Supplied records section start

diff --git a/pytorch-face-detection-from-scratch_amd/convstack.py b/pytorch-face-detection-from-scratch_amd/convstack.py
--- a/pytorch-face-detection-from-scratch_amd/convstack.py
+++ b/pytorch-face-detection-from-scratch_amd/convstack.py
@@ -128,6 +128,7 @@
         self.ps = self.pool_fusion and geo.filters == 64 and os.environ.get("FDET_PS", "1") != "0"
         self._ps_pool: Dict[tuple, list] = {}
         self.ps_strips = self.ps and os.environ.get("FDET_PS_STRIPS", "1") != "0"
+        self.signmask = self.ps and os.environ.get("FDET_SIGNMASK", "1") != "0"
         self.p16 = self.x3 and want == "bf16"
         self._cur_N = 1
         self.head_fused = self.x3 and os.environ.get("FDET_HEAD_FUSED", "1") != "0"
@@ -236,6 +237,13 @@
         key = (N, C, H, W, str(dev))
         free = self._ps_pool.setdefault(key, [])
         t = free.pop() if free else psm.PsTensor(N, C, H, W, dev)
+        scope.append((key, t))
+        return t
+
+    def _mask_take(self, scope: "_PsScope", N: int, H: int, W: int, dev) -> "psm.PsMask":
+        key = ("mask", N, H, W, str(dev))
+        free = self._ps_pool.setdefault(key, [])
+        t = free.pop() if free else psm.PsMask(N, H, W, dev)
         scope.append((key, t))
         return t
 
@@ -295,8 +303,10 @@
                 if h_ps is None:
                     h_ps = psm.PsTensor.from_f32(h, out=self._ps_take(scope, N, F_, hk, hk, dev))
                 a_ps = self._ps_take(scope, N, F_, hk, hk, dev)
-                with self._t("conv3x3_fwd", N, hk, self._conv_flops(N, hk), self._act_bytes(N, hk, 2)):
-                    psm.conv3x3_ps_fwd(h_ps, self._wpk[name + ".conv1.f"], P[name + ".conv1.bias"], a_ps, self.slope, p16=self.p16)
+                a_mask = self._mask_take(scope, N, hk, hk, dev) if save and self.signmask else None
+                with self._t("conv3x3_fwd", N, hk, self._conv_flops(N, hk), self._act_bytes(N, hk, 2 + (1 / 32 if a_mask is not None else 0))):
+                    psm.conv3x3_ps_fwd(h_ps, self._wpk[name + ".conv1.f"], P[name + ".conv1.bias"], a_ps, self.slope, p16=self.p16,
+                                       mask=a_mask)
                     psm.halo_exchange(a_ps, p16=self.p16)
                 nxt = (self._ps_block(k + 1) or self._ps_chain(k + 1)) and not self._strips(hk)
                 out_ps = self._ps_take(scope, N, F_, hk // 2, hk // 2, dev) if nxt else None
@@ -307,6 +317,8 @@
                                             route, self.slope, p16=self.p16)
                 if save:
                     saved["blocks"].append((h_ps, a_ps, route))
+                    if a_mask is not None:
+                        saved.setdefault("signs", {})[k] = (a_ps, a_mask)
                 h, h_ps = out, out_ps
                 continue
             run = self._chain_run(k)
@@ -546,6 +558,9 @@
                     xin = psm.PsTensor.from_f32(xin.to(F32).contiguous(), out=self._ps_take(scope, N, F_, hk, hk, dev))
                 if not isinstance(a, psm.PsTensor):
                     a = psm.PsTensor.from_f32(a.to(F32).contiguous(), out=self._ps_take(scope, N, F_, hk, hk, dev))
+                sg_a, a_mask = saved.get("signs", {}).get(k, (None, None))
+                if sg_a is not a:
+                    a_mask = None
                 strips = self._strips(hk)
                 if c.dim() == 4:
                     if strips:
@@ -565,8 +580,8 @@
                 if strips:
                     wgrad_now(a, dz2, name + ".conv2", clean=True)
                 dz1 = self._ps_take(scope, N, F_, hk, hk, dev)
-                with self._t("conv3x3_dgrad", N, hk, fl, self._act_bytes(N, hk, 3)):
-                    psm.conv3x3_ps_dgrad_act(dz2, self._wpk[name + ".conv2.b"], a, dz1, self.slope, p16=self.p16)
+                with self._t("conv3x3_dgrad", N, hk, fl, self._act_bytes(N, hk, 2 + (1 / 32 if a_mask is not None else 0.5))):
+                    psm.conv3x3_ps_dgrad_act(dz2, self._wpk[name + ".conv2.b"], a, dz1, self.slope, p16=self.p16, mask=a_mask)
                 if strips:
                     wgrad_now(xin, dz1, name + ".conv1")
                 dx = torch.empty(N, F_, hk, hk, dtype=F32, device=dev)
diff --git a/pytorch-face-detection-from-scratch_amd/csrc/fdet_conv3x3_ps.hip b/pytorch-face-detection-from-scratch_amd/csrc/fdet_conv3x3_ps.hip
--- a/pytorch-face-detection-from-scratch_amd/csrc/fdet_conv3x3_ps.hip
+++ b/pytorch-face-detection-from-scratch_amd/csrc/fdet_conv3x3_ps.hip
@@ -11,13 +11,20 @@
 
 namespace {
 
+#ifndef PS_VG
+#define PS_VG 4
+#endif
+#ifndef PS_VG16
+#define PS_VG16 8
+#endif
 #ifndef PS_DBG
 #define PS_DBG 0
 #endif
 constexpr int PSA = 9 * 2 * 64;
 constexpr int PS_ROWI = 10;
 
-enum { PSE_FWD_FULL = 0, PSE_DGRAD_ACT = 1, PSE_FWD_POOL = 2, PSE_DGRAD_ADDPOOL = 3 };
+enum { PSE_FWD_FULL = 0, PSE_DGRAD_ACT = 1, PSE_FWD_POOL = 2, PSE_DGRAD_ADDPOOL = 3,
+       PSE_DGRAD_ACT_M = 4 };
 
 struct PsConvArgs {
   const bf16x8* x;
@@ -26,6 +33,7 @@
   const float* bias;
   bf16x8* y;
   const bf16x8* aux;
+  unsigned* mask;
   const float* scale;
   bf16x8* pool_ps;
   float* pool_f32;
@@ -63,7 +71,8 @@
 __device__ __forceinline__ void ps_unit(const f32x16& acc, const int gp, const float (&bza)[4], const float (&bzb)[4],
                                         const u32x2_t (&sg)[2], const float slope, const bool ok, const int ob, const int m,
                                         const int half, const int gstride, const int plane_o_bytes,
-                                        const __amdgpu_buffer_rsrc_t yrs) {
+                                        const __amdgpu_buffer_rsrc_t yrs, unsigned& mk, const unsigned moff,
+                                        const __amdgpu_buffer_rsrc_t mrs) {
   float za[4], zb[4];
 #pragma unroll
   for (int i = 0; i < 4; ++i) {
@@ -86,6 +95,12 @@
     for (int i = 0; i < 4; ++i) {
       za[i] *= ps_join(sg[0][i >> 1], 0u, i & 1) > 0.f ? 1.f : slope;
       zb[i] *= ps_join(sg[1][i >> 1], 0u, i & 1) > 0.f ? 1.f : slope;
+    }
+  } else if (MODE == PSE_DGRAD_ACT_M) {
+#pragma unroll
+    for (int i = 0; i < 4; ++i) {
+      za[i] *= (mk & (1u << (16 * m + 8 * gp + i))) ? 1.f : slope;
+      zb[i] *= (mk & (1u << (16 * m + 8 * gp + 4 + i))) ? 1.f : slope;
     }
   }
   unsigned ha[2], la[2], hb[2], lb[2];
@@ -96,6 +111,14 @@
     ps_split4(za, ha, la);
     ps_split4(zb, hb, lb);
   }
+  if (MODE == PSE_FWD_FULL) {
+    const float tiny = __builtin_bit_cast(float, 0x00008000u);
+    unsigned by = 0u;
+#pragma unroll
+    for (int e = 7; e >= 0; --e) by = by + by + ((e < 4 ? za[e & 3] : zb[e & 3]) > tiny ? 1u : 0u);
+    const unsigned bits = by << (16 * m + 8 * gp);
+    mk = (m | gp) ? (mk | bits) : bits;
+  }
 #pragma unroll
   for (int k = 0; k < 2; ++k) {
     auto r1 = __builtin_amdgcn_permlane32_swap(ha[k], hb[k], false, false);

Supplied records section end

Required work - Return only the lines above that run from the opening line through the line containing "-128,6 +128,7 @@", exactly as written.

Completed exercise -
diff --git a/pytorch-face-detection-from-scratch_amd/convstack.py b/pytorch-face-detection-from-scratch_amd/convstack.py
--- a/pytorch-face-detection-from-scratch_amd/convstack.py
+++ b/pytorch-face-detection-from-scratch_amd/convstack.py
@@ -128,6 +128,7 @@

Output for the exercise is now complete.